1. A remote driver support method comprising:

acquiring vehicle dimension information related to a dimension of a vehicle that is remotely driven by a remote driver;

acquiring road structure information related to a structure of a road ahead to which the vehicle is heading;

generating passability information related to a possibility that the vehicle is able to pass through the road ahead based on the vehicle dimension information and the road structure information; and

notifying the remote driver of the passability information.

2. The remote driver support method according to claim 1, further comprising notifying the remote driver of the vehicle dimension information and the road structure information together with the passability information.

3. The remote driver support method according to claim 1, wherein the notifying the remote driver of the passability information includes changing a color of at least a part of a screen viewed by the remote driver corresponding to a magnitude of passability.

4. The remote driver support method according to claim 1, wherein the notifying the remote driver of the passability information includes numerically displaying a degree of margin of a dimension of the road ahead with respect to the dimension of the vehicle on a screen viewed by the remote driver.

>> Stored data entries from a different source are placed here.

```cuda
extern "C" int gdrn_conv_dgrad_s2(const void* du_hi, const void* du_lo, const void* w_hi, const void* w_lo, void* dx_hi,
                                  void* dx_lo, const float* bias, float* stats, int N, int Ho, int Wo, int Cy, int Cx, int Cx_pad,
                                  int K, int pad, int ldc, int act, int nsplit, void* stream_) {
    cudaStream_t stream = reinterpret_cast<cudaStream_t>(stream_);
    if (nsplit != 1 && nsplit != 3) return set_error(GDRN_ERR_ARG, "conv_dgrad_s2: nsplit must be 1 or 3");
    if (nsplit == 3 && (du_lo == nullptr || w_lo == nullptr)) return set_error(GDRN_ERR_ARG, "conv_dgrad_s2: lo planes missing");
    if (!((K == 3 && pad == 1) || (K == 1 && pad == 0))) return set_error(GDRN_ERR_ARG, "conv_dgrad_s2: k3 p1 or k1 p0 only");
    if (Cy % 64 != 0) return set_error(GDRN_ERR_ARG, "conv_dgrad_s2: Cy=%d must be a multiple of 64", Cy);
    if (ldc % 8 != 0 || ldc < Cx) return set_error(GDRN_ERR_ARG, "conv_dgrad_s2: bad ldc=%d", ldc);
    if (Wo > 128 || 128 % Wo != 0 || (Ho & (Ho - 1)) != 0) return set_error(GDRN_ERR_ARG, "conv_dgrad_s2: unsupported dY size %dx%d", Ho, Wo);
    int TH = 128 / Wo;
    if (TH > Ho) TH = Ho;
    const int TN = 128 / (Wo * TH);
    if (Ho % TH != 0) return set_error(GDRN_ERR_ARG, "conv_dgrad_s2: Ho=%d not divisible by tile rows %d", Ho, TH);
    const int num_m_tiles = (N * Ho * Wo + 127) / 128;
    const int nphase = K == 3 ? 4 : 1;
    const int block_n = pick_block_n(Cx_pad, nsplit, num_m_tiles * nphase);
    if (block_n < 0) return set_error(GDRN_ERR_ARG, "conv_dgrad_s2: Cx_pad=%d must be a multiple of 64", Cx_pad);

    GemmParams p;
    memset(&p, 0, sizeof(p));
    const int npl = nsplit == 1 ? 1 : 2;
    const void* xs[2] = {du_hi, du_lo};
    const void* ws[2] = {w_hi, w_lo};
    const int Kw = K * K * Cy;
    for (int pl = 0; pl < npl; ++pl) {
        uint64_t dims[4] = {(uint64_t)Cy, (uint64_t)Wo, (uint64_t)Ho, (uint64_t)N};
        uint64_t strides[3] = {(uint64_t)Cy * 2, (uint64_t)Wo * Cy * 2, (uint64_t)Ho * Wo * Cy * 2};
        uint32_t box[4] = {64, (uint32_t)Wo, (uint32_t)TH, (uint32_t)TN};
        if (make_tmap(&p.tmA[pl][0], xs[pl], 4, dims, strides, box)) return GDRN_ERR_CUDA;
        uint64_t wdims[2] = {(uint64_t)Kw, (uint64_t)Cx_pad};
        uint64_t wstr[1] = {(uint64_t)Kw * 2};
        uint32_t wbox[2] = {64, (uint32_t)block_n};
        if (make_tmap(&p.tmB[pl], ws[pl], 2, wdims, wstr, wbox)) return GDRN_ERR_CUDA;
    }
    p.cluster = 1;
    p.mode = 1;
    p.M = N * Ho * Wo;
    p.N = Cx;
    p.num_m_tiles = num_m_tiles;
    p.num_n_tiles = Cx_pad / block_n;
    p.cchunks = Cy / 64;
    p.KW = K;
    p.pad = pad;
    p.stride = 1;
    p.TH = TH;
    p.TN = TN;
    p.tiles_per_img = (TN == 1) ? Ho / TH : 0;
    p.out_hi = dx_hi;
    p.out_lo = dx_lo;
    p.ldc = ldc;
    p.bias = bias;
    p.act = act;
    p.stats = stats;
    p.nphase = nphase;
    int nt = 0;
    const int order[4][2] = {{1, 1}, {1, 0}, {0, 1}, {0, 0}};
    for (int q = 0; q < nphase; ++q) {
        const int a = K == 3 ? order[q][0] : 0, b = K == 3 ? order[q][1] : 0;
        p.ph_a[q] = a;
        p.ph_b[q] = b;
        p.ph_tap0[q] = nt;
        for (int r = 0; r < K; ++r) {
            if ((a + pad - r) & 1) continue;
            for (int s2 = 0; s2 < K; ++s2) {
                if ((b + pad - s2) & 1) continue;
                p.tap_dh[nt] = (signed char)((a + pad - r) / 2);
                p.tap_dw[nt] = (signed char)((b + pad - s2) / 2);
                p.tap_w[nt] = (signed char)((K - 1 - r) * K + (K - 1 - s2));
                ++nt;
            }
        }
    }
    p.ph_tap0[nphase] = nt;
    p.num_kb = nt * p.cchunks;
    for (p.pw_log2 = 0; (1 << p.pw_log2) < Wo; ++p.pw_log2) {}
    for (p.ph_log2 = 0; (1 << p.ph_log2) < Ho; ++p.ph_log2) {}
    return dispatch_gemm(p, block_n, nsplit, stream);
}

extern "C" int gdrn_gemm_fwd(const void* a_hi, const void* a_lo, const void* w_hi, const void* w_lo, void* y_hi,
                             void* y_lo, float* y_f32, const float* bias, float* stats, int M, int N, int N_pad, int K,
                             int ldc, int act, int nsplit, void* stream_) {
    cudaStream_t stream = reinterpret_cast<cudaStream_t>(stream_);
    if (nsplit != 1 && nsplit != 3) return set_error(GDRN_ERR_ARG, "gemm_fwd: nsplit must be 1 or 3");
    if (nsplit == 3 && (a_lo == nullptr || w_lo == nullptr)) return set_error(GDRN_ERR_ARG, "gemm_fwd: lo planes missing");
    if (K % 64 != 0) return set_error(GDRN_ERR_ARG, "gemm_fwd: K=%d must be a multiple of 64", K);
    if (ldc % 8 != 0 || ldc < N) return set_error(GDRN_ERR_ARG, "gemm_fwd: bad ldc=%d", ldc);
    const int block_n = pick_block_n(N_pad, nsplit, (M + 127) / 128);
    if (block_n < 0) return set_error(GDRN_ERR_ARG, "gemm_fwd: N_pad=%d must be a multiple of 64", N_pad);
    GemmParams p;
    memset(&p, 0, sizeof(p));
    const int cluster = 1;
    const int npl = nsplit == 1 ? 1 : 2;
    const void* as[2] = {a_hi, a_lo};
    const void* ws[2] = {w_hi, w_lo};
    for (int pl = 0; pl < npl; ++pl) {
        uint64_t adims[2] = {(uint64_t)K, (uint64_t)M};
        uint64_t astr[1] = {(uint64_t)K * 2};
        uint32_t abox[2] = {64, 128};
        if (make_tmap(&p.tmA[pl][0], as[pl], 2, adims, astr, abox)) return GDRN_ERR_CUDA;
        uint64_t wdims[2] = {(uint64_t)K, (uint64_t)N_pad};
        uint32_t wbox[2] = {64, (uint32_t)(block_n / cluster)};
        if (make_tmap(&p.tmB[pl], ws[pl], 2, wdims, astr, wbox)) return GDRN_ERR_CUDA;
    }
    p.cluster = cluster;
    p.mode = 0;
    p.M = M;
    p.N = N;
    p.num_m_tiles = (M + 127) / 128;
    p.num_n_tiles = N_pad / block_n;
    p.num_kb = K / 64;
    p.out_hi = y_hi;
    p.out_lo = y_lo;
    p.out_f32 = y_f32;
    p.ldc = ldc;
    p.bias = bias;
    p.act = act;
    p.stats = stats;
    return dispatch_gemm(p, block_n, nsplit, stream);
}

extern "C" int gdrn_last_gemm_variant() { return g_last_variant; }
```

### gdr_net_b200/csrc/gemm_params.h

```cpp
#pragma once
#include <cuda.h>

namespace gdrn {

struct GemmParams {
    CUtensorMap tmA[2][4];
    CUtensorMap tmB[2];
    int mode;
    int M, N;
    int num_m_tiles, num_n_tiles, num_kb;
    int cchunks, KW, pad, stride;
    int tiles_per_img, TH, TN;
    void* out_hi;
    void* out_lo;
    float* out_f32;
    int ldc;
    const float* bias;
    const void* res_hi;
    const void* res_lo;
    int act;
    float* stats;
    int cluster;
    int nphase;
    int ph_tap0[5];
    int ph_a[4], ph_b[4];
    signed char tap_dh[12], tap_dw[12], tap_w[12];
    int pw_log2, ph_log2;
    int no_split_epi;
};


int launch_gemm_2cta(const GemmParams& p, int block_n, int nsplit, cudaStream_t stream);

}
```

### gdr_net_b200/engine.py

```python
from __future__ import annotations

from typing import Dict, List, Optional

import torch

from . import ops
from .capi import C
from .ops import PT, _stream

import os

_DGRAD_ZERO_INSERT = os.environ.get("GDRN_DGRAD_ZERO_INSERT") == "1"

_BN_MASK_FROM_U = os.environ.get("GDRN_BN_MASK_FROM_U") == "1"
_DECONV_PHASES = os.environ.get("GDRN_DECONV_PHASES", "1") == "1"
_BN_BITMASK = os.environ.get("GDRN_BN_BITMASK", "1") == "1"

LOSS_NAMES = ["loss_coor_x", "loss_coor_y", "loss_coor_z", "loss_mask", "loss_region", "loss_PM_R", "loss_centroid", "loss_z"]
HEAD_CONVS = [(3, 4, False), (6, 7, False), (10, 11, True), (13, 14, False), (17, 18, True), (20, 21, False)]


class _BN:

    def __init__(self, C_, dev):
        self.scale = torch.empty(C_, device=dev)
        self.shift = torch.empty(C_, device=dev)
        self.mean = torch.empty(C_, device=dev)
        self.invstd = torch.empty(C_, device=dev)
        self.sums = torch.empty(2, C_, device=dev)
        self.stats = None
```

5. The remote driver support method according to claim 1, further comprising selecting the road ahead from among a plurality of roads in accordance with an operation direction of a turn signal by the remote driver.

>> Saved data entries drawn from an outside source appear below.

+  long long a_off[kWPieces];
+#pragma unroll
+  for (int j = 0; j < kWPieces; ++j) {
+    const int row_l = (wave * kWPieces + j) * 8 + (lane >> 3);
+    const int slot = (lane & 7) ^ ((row_l >> 1) & 7);
+    const long long gr = r0 + row_l;
+    const long long grs = gr < total_rows ? gr : r0;
+    long long pt = grs >> log2V;
+    const long long vox = grs & (V - 1);
+    if (p.point_index) pt = p.point_index[pt];
+    a_off[j] = (((pt << log2V) + vox) * p.in_cstride + p.in_coff) * 2 + (slot & 3) * 16 + (slot >> 2) * (2 * kSplitGroup);
+  }
+  const unsigned char* in_b = reinterpret_cast<const unsigned char*>(p.in);
+  const unsigned char* w_pair = reinterpret_cast<const unsigned char*>(p.wpk) + (size_t)nt0 * p.n_chunks * kWideBTile;
+  const unsigned lds0 = (unsigned)(size_t)(lptr_t)smem;
+  auto stage_a = [&](int c, int a_buf) __attribute__((always_inline)) {
+#pragma unroll
+    for (int j = 0; j < kWPieces; ++j)
+      glds16(in_b + a_off[j] + (long long)(c >> 1) * (2 * kPairPlanes * kSplitGroup) + (c & 1) * 64,
+             lds0 + a_buf * kWideABuf + (wave * kWPieces + j) * 1024);
+  };
+  auto stage_b = [&](int c, int b_buf) __attribute__((always_inline)) {
+#pragma unroll
+    for (int q = 0; q < kWPieces; ++q) {
+      const int piece = wave * kWPieces + q;
+      glds16(w_pair + ((size_t)(piece >> 4) * p.n_chunks + c) * kWideBTile + (piece & 15) * 1024 + lane * 16,
+             lds0 + kWideNA * kWideABuf + b_buf * kWideBBuf + piece * 1024);
+    }
+  };
+
+  const int khalf = lane >> 5;
+  const int b_row = (lane & 31) * kRowBytes;
+  const int b_sw = ((lane & 31) >> 1) & 7;
+  int a_addr[2], a_sw[2];
+#pragma unroll
+  for (int mi = 0; mi < 2; ++mi) {
+    const int row = wm * 64 + mi * 32 + (lane & 31);
+    a_addr[mi] = row * kRowBytes;
+    a_sw[mi] = (row >> 1) & 7;
+  }
+
+  f32x16 acc[2][NI];
+#pragma unroll
+  for (int mi = 0; mi < 2; ++mi)
+#pragma unroll
+    for (int ni = 0; ni < NI; ++ni)
+#pragma unroll
+      for (int r = 0; r < 16; ++r) acc[mi][ni][r] = 0.f;
+
+  auto compute = [&](const unsigned char* Acur, const unsigned char* Bcur) __attribute__((always_inline)) {
+    uint4 ah[2], al[2], bh[NI], bl[NI];
+    auto ld_a = [&](int ks, int lo, uint4 (&f)[2]) __attribute__((always_inline)) {
+      const int slot = lo * 4 + ks * 2 + khalf;
+#pragma unroll
+      for (int mi = 0; mi < 2; ++mi) f[mi] = *reinterpret_cast<const uint4*>(Acur + a_addr[mi] + ((slot ^ a_sw[mi]) << 4));
+    };
+    auto ld_b = [&](int ks, int lo, uint4 (&f)[NI]) __attribute__((always_inline)) {
+      const int slot = lo * 4 + ks * 2 + khalf;
+#pragma unroll
+      for (int ni = 0; ni < NI; ++ni)
+        f[ni] = *reinterpret_cast<const uint4*>(Bcur + ni * 32 * kRowBytes + b_row + ((slot ^ b_sw) << 4));
+    };
+    auto mm = [&](const uint4 (&af)[2], const uint4 (&bf)[NI]) __attribute__((always_inline)) {
+#pragma unroll
+      for (int mi = 0; mi < 2; ++mi)
+#pragma unroll
+        for (int ni = 0; ni < NI; ++ni) mma<DT>(acc[mi][ni], af[mi], bf[ni]);
+    };
+    ld_a(0, 1, al);
+    ld_b(0, 0, bh);
+    ld_a(0, 0, ah);
+    ld_b(0, 1, bl);
+#pragma unroll
+    for (int ks = 0; ks < 2; ++ks) {
+      __builtin_amdgcn_sched_barrier(0);
+      mm(al, bh);
+      if (ks < 1) ld_a(ks + 1, 1, al);
+      __builtin_amdgcn_sched_barrier(0);
+      mm(ah, bh);
+      if (ks < 1) ld_b(ks + 1, 0, bh);
+      __builtin_amdgcn_sched_barrier(0);
+      mm(ah, bl);
+      if (ks < 1) {
+        ld_a(ks + 1, 0, ah);
+        ld_b(ks + 1, 1, bl);
+      }
+    }
+  };
+
+  const int n_chunks = p.n_chunks;
+  wait_vm0();
+  stage_a(0, 0);
+  stage_b(0, 0);
+  if (n_chunks > 1) stage_a(1, 1);
+  int sa = 0;
+  for (int c = 0; c < n_chunks; ++c) {
+    if (c + 1 < n_chunks) asm volatile("s_waitcnt vmcnt(%0)\n\ts_waitcnt lgkmcnt(0)" ::"n"(kWPieces) : "memory");
+    else asm volatile("s_waitcnt vmcnt(0)\n\ts_waitcnt lgkmcnt(0)" ::: "memory");
+    __builtin_amdgcn_s_barrier();
+    asm volatile("" ::: "memory");
+    if (c + 1 < n_chunks) stage_b(c + 1, (c + 1) & 1);
+    if (c + 2 < n_chunks) stage_a(c + 2, sa == 0 ? 2 : sa - 1);
+    compute(As + sa * kWideABuf, Bs + (c & 1) * kWideBBuf + wn * kWideBTile);
+    sa = sa == 2 ? 0 : sa + 1;
+  }
+  __syncthreads();
+
+  const int out_esz = p.out_f32 ? 4 : 2;
+  unsigned char* out_b = reinterpret_cast<unsigned char*>(p.out);
+  const float act_floor = p.relu ? 0.f : -INFINITY;
+  const float aux_mul_lo = __builtin_ldexpf(1.f, p.x8_sa), aux_mul_hi = __builtin_ldexpf(1.f, p.x8_sc);
+
+  if (p.mp_mode != 0) {
+    unsigned char* mp_b = reinterpret_cast<unsigned char*>(p.mp_out);
+    const int Vo = V >> 3, So = S >> 1, log2So = log2S - 1;
+    auto mp_pass = [&](auto PH) __attribute__((always_inline)) {
+      constexpr int ph = decltype(PH)::value, nh = ph & 1;
+      const int pcol0 = nt0 * 128 + ph * 64;
+      if (wn == (ph >> 1)) {
+#pragma unroll
+        for (int mi = 0; mi < 2; ++mi)
+#pragma unroll
+          for (int n2 = 0; n2 < 2; ++n2) {
+            const int ni = nh * 2 + n2;
+            const int col = n2 * 32 + (lane & 31);
+            const float bv = p.bias[pcol0 + col];
+#pragma unroll
+            for (int r = 0; r < 16; ++r) {
+              const int row = wm * 64 + mi * 32 + (r & 3) + 8 * (r >> 2) + 4 * khalf;
+              *reinterpret_cast<float*>(smem + row * kPoolStride + col * 4) = fmaxf(fmaf(acc[mi][ni][r], p.acc_scale, bv), act_floor);
+            }
+          }
+      }
+      __syncthreads();
+      if (p.mp_mode == 2) {
+#pragma unroll 4
+        for (int it = 0; it < kWideRows * 16 / kThreads; ++it) {
+          const int item = it * kThreads + tid;
+          const int row = item >> 4, cg = item & 15;
+          const long long gr = r0 + row;
+          if (gr < total_rows) {
+            const float4 v4 = *reinterpret_cast<const float4*>(smem + row * kPoolStride + cg * 16);
+            store_out4<DT>(out_b, gr * p.out_cstride, p.out_coff + pcol0 + cg * 4, v4, out_esz, p.split);
+            if (p.aux8_out && p.x8_fmt != 6)
+              store_aux8_4(reinterpret_cast<unsigned char*>(p.aux8_out) + gr * p.aux8_stride, pcol0 + cg * 4, v4.x, v4.y, v4.z, v4.w,
+                           aux_mul_lo, aux_mul_hi);
+          }
+        }
+        if (p.aux8_out && p.x8_fmt == 6) {
+#pragma unroll 2
+          for (int it = 0; it < kWideRows * 4 / kThreads; ++it) {
+            const int item = it * kThreads + tid;
+            const int row = item >> 2, c16 = item & 3;
+            const long long gr = r0 + row;
+            if (gr < total_rows) {
+              const unsigned char* src = smem + row * kPoolStride + c16 * 64;
+              store_aux6_16(reinterpret_cast<unsigned char*>(p.aux8_out) + gr * p.aux8_stride, pcol0 + c16 * 16,
+                            *reinterpret_cast<const float4*>(src), *reinterpret_cast<const float4*>(src + 16),
+                            *reinterpret_cast<const float4*>(src + 32), *reinterpret_cast<const float4*>(src + 48));
+            }
+          }
+        }
+      }
+      {
+        const int orow = tid >> 4, cg = tid & 15;
+        const int pt_l = orow >> (log2V - 3), cell = orow & (Vo - 1);
+        const int cz = cell >> (2 * log2So), cy = (cell >> log2So) & (So - 1), cx = cell & (So - 1);
+        const int base = (pt_l << log2V) + ((((2 * cz) << log2S) + 2 * cy) << log2S) + 2 * cx;
+        float4 m = make_float4(-INFINITY, -INFINITY, -INFINITY, -INFINITY);
+#pragma unroll
+        for (int a = 0; a < 8; ++a) {
+          const int row = base + ((a >> 2) << (2 * log2S)) + (((a >> 1) & 1) << log2S) + (a & 1);
+          const float4 v = *reinterpret_cast<const float4*>(smem + row * kPoolStride + cg * 16);
+          m.x = fmaxf(m.x, v.x); m.y = fmaxf(m.y, v.y); m.z = fmaxf(m.z, v.z); m.w = fmaxf(m.w, v.w);
+        }
+        const long long go = (r0 >> 3) + orow;
+        if (go < (total_rows >> 3))
+          store_out4<DT>(mp_b, go * p.mp_cstride, p.out_coff + pcol0 + cg * 4, m, out_esz, p.split);
+      }
+      __syncthreads();
+    };
+    mp_pass(std::integral_constant<int, 0>{});
+    mp_pass(std::integral_constant<int, 1>{});
+    mp_pass(std::integral_constant<int, 2>{});
+    mp_pass(std::integral_constant<int, 3>{});
+    return;
+  }
+
+  const int wcol0 = (nt0 + wn) * 128;
+  const float* bias = p.bias + wcol0;
+  unsigned char* scratch = smem + wave * (32 * kPoolStride);
+#pragma unroll
+  for (int mi = 0; mi < 2; ++mi) {
+#pragma unroll
+    for (int nh = 0; nh < 2; ++nh) {
+#pragma unroll
+      for (int n2 = 0; n2 < 2; ++n2) {
+        const int ni = nh * 2 + n2;
+        const int col = n2 * 32 + (lane & 31);
+        const float bv = bias[ni * 32 + (lane & 31)];
+#pragma unroll
+        for (int r = 0; r < 16; ++r) {
+          const int row = (r & 3) + 8 * (r >> 2) + 4 * khalf;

6. The remote driver support method according to claim 1, further comprising:

displaying a view in front of the vehicle on a screen viewed by the remote driver; and

displaying an image showing the dimension of the vehicle on the screen.

7. The remote driver support method according to claim 1, further comprising:

displaying an image of the road ahead in a plan view or in a bird's-eye view on a screen viewed by the remote driver; and

displaying an image showing a simulation result of a possible traveling locus of the vehicle on the image of the road ahead.

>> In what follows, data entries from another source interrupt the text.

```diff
+      }
+    }
+    for (int k2 = kt; k2 <= kt_end; ++k2) {
+      bool c2[2][2], o2[2][2];
+      blocks(k2, c2, o2);
+      tile(k2, c2, std::integral_constant<int, 0>{});
+    }
+    if constexpr (LOCAL) {
+      if (kt_end < kt_hi) {
+        blocks(kt_hi, cut, outside_blk);
+        tile(kt_hi, cut, std::integral_constant<int, 2>{});
       }
     }
   }
```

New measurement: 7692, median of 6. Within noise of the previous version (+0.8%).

8. The remote driver support method according to claim 1, wherein the acquiring the road structure information includes acquiring the road structure information from high-precision three-dimensional map data.

9. The remote driver support method according to claim 1, wherein the acquiring the road structure information includes acquiring the road structure information using an environment recognition sensor mounted on the vehicle.

10. A remote driver support system comprising:

at least one memory that stores at least one program; and

at least one processor connected to the at least one memory; wherein the at least one program is configured to cause the at least one processor to

acquire vehicle dimension information related to a dimension of a vehicle that is remotely driven by a remote driver,

acquire road structure information related to a structure of a road ahead to which the vehicle is heading,

generate passability information related to a possibility that the vehicle is able to pass through the road ahead based on the vehicle dimension information and the road structure information, and

notify the remote driver of the passability information.

11. A non-transitory storage medium storing a program that causes a computer to execute support of a remote driver and causes the computer to:

acquire vehicle dimension information related to a dimension of a vehicle that is remotely driven by the remote driver;

acquire road structure information related to a structure of a road ahead to which the vehicle is heading;

generate passability information related to a possibility that the vehicle is able to pass through the road ahead based on the vehicle dimension information and the road structure information; and

notify the remote driver of the passability information.